> [EXERCISE DIRECTIONS] Where the string "pairs" occurs in a line of the entries below, copy that line.

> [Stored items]
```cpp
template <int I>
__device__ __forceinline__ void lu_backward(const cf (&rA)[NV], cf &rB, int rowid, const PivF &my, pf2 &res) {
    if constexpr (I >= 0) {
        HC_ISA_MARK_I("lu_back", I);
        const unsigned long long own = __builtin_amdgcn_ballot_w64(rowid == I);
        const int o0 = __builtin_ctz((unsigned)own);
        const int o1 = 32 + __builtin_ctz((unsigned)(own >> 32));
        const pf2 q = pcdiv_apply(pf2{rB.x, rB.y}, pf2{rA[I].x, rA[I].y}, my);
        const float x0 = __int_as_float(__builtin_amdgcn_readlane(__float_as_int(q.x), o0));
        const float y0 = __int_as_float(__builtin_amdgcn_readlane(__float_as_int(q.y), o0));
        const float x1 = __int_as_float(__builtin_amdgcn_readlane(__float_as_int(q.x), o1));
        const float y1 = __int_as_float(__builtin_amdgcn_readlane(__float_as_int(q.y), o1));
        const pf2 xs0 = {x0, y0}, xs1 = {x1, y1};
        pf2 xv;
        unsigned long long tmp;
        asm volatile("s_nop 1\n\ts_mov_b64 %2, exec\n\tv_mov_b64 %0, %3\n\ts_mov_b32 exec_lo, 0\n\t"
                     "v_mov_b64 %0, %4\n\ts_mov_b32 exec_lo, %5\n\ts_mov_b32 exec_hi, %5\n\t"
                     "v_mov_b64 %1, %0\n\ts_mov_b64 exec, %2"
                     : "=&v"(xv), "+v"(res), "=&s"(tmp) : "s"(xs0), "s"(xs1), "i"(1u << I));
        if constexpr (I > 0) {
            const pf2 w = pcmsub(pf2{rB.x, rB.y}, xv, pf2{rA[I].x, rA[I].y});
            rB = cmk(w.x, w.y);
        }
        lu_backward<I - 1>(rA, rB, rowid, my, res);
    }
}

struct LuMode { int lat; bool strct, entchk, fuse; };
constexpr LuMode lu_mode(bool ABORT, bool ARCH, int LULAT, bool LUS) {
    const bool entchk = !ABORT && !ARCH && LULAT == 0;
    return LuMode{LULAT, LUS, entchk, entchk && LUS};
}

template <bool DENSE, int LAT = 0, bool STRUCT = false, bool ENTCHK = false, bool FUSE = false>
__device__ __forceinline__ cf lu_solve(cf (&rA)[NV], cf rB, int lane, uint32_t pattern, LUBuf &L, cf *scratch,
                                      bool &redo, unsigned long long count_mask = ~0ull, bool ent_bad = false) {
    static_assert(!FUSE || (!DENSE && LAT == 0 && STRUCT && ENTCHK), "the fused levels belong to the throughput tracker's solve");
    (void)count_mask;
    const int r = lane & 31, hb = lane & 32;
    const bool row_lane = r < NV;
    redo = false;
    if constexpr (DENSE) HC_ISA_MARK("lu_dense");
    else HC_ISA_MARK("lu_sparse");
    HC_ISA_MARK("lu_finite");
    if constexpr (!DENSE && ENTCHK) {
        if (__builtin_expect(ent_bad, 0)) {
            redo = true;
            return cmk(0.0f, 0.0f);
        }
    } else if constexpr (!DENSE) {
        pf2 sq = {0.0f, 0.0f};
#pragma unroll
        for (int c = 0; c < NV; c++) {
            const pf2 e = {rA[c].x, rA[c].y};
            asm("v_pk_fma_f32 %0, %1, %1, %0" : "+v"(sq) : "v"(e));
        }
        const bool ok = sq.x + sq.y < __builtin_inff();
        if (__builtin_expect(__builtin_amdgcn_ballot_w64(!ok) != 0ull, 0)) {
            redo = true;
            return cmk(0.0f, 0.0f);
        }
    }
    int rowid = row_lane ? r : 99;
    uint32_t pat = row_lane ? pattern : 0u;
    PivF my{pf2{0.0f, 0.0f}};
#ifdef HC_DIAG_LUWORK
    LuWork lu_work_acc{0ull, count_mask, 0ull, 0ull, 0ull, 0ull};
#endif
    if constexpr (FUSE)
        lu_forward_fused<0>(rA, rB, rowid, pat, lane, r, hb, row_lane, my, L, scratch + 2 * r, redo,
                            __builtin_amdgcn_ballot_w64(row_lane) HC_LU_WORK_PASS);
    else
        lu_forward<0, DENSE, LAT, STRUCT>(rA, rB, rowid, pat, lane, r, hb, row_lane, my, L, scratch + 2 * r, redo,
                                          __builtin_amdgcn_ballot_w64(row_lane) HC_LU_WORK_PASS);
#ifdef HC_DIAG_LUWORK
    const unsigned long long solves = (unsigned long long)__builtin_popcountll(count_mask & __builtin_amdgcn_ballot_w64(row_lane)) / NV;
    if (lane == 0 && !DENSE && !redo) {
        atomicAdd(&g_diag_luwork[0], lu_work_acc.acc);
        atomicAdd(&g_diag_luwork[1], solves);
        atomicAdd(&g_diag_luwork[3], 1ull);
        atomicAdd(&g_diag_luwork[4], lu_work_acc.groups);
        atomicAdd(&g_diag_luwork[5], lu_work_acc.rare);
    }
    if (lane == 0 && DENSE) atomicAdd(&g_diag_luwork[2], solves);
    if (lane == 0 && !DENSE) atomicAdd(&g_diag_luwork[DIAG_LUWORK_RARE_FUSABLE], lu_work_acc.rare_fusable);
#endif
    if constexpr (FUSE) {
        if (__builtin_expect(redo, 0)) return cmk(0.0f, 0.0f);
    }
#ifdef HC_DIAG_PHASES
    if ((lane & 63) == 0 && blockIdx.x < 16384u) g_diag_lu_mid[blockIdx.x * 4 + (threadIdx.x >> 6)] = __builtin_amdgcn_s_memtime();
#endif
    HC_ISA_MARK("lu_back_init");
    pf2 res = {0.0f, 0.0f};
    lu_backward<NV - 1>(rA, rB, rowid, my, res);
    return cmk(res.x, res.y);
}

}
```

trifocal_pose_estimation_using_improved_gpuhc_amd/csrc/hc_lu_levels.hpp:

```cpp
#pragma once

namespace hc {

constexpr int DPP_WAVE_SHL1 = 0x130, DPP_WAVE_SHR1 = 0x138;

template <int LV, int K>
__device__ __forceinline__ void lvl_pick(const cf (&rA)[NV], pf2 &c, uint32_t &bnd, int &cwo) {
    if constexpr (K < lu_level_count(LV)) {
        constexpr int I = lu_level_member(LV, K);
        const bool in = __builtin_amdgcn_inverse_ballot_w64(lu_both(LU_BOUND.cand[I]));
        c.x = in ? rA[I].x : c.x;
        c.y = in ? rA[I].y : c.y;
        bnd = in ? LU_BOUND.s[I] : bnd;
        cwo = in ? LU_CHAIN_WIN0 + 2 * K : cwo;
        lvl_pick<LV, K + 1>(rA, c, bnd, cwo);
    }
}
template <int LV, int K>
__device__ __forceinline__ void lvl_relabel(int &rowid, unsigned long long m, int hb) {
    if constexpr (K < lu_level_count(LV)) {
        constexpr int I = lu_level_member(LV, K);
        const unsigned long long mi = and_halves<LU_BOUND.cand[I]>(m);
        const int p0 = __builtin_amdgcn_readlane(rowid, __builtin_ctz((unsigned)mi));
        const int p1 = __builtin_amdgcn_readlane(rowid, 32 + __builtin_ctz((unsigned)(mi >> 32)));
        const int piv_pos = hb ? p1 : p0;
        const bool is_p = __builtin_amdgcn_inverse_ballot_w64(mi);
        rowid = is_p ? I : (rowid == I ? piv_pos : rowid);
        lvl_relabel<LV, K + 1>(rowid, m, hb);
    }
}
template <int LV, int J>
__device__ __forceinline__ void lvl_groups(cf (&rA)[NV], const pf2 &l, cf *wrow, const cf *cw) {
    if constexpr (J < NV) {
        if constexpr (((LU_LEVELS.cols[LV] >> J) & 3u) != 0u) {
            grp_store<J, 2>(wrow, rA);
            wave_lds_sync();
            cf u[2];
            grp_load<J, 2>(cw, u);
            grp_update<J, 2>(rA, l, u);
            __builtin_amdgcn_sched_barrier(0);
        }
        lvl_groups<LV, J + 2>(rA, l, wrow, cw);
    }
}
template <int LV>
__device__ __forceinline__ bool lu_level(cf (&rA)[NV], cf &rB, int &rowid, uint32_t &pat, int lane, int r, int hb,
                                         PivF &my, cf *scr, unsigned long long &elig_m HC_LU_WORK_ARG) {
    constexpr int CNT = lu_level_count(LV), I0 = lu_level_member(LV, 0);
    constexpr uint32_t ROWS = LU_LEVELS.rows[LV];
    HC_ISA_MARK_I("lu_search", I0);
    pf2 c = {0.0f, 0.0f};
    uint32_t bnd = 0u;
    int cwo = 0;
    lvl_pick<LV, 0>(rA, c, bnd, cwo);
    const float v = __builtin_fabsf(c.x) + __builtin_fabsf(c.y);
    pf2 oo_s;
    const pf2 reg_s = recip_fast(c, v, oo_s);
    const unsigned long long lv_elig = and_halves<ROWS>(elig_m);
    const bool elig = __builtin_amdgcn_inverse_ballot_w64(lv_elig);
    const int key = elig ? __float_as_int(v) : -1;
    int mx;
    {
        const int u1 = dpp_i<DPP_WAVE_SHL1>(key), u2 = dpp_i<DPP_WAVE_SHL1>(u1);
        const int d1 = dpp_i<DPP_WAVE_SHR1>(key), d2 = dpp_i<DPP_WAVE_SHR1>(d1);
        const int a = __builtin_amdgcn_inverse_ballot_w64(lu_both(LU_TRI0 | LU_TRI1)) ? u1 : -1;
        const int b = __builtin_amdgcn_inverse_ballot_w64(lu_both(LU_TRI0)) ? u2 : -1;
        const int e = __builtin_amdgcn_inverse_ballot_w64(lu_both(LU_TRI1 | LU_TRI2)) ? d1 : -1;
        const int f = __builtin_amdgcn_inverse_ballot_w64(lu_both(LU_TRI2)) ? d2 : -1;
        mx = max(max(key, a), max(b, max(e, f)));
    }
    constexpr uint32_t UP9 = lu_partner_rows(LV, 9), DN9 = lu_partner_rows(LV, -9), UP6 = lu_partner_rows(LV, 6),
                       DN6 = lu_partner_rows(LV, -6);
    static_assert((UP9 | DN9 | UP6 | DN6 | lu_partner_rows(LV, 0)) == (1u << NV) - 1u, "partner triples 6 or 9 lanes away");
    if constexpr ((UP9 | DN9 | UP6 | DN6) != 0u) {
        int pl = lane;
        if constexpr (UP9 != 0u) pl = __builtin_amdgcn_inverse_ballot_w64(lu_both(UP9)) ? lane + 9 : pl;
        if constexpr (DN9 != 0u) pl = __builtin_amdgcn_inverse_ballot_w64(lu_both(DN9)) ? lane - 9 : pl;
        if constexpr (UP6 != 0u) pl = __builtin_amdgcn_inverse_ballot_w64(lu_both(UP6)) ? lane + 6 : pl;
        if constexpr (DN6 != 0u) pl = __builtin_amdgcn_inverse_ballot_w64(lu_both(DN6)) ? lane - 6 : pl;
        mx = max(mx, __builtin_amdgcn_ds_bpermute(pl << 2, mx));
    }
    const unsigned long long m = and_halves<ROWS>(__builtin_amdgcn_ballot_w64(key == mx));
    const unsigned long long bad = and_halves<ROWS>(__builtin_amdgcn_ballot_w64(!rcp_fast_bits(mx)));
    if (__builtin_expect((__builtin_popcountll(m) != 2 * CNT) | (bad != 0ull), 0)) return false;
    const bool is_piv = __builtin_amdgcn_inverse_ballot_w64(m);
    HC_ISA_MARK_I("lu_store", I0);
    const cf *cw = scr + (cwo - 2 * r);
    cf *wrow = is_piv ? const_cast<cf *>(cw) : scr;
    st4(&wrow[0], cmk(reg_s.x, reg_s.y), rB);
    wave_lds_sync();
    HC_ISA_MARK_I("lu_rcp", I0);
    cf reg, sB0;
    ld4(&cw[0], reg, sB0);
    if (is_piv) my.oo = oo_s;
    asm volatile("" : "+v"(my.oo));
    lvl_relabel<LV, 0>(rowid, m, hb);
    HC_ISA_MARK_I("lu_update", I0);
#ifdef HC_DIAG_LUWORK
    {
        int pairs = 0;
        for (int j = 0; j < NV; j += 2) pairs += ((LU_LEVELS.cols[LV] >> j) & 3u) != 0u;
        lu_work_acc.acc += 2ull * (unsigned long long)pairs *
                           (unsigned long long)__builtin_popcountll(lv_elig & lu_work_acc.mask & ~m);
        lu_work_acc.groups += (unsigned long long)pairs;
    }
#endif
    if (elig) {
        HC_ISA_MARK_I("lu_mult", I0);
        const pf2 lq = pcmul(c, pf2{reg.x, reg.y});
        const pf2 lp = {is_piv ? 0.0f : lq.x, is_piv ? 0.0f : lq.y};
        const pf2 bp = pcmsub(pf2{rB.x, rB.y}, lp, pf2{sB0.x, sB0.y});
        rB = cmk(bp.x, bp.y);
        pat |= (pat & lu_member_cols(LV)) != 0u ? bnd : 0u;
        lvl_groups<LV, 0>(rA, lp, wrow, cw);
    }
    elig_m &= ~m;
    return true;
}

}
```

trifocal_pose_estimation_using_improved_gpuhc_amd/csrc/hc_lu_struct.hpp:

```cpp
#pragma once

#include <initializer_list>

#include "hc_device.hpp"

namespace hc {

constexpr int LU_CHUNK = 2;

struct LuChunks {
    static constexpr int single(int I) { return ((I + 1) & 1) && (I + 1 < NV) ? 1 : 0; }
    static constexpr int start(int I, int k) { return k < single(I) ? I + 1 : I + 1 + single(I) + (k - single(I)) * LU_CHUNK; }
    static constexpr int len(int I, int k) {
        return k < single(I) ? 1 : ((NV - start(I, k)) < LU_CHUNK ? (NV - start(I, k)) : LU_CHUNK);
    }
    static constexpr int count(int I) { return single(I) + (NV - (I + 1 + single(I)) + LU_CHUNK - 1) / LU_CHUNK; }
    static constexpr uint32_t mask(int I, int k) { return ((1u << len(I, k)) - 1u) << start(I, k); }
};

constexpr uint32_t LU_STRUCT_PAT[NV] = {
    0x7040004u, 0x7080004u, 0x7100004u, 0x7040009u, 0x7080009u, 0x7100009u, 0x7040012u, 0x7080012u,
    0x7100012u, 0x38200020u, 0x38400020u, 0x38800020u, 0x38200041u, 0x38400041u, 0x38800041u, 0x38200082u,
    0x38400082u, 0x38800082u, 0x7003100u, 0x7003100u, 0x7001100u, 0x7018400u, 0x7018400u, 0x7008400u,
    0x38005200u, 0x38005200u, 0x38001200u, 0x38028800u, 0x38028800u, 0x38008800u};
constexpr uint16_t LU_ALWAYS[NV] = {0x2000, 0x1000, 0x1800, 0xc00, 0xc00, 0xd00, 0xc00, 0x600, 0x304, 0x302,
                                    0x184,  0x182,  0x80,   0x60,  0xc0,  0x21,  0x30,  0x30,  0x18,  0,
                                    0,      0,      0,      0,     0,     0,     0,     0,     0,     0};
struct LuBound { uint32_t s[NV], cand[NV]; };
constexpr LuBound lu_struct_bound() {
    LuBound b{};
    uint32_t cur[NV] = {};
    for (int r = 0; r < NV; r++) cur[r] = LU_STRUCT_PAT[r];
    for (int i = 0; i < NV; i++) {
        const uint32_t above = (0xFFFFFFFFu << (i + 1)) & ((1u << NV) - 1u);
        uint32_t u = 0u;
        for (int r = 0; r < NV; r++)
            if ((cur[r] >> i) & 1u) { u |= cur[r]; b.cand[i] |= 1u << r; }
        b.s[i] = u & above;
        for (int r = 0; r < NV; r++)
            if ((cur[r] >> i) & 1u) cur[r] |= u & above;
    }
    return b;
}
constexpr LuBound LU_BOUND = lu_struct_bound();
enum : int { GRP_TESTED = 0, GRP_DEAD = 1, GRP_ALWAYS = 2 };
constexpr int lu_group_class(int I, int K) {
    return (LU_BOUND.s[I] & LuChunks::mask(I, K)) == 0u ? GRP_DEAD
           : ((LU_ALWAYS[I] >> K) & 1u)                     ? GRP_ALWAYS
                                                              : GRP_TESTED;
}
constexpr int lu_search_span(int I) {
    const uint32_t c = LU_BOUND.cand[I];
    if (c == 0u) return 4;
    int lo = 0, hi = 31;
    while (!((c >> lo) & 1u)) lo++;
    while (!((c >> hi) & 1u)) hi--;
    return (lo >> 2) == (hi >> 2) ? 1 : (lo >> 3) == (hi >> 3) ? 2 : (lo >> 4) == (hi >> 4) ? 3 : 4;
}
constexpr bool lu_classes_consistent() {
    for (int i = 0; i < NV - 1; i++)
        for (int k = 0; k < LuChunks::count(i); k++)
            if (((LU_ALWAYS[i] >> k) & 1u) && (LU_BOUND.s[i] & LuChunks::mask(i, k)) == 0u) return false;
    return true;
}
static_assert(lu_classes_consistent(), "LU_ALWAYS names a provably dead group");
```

> [TASK OUTPUT]
        int pairs = 0;
        for (int j = 0; j < NV; j += 2) pairs += ((LU_LEVELS.cols[LV] >> j) & 3u) != 0u;
        lu_work_acc.acc += 2ull * (unsigned long long)pairs *
        lu_work_acc.groups += (unsigned long long)pairs;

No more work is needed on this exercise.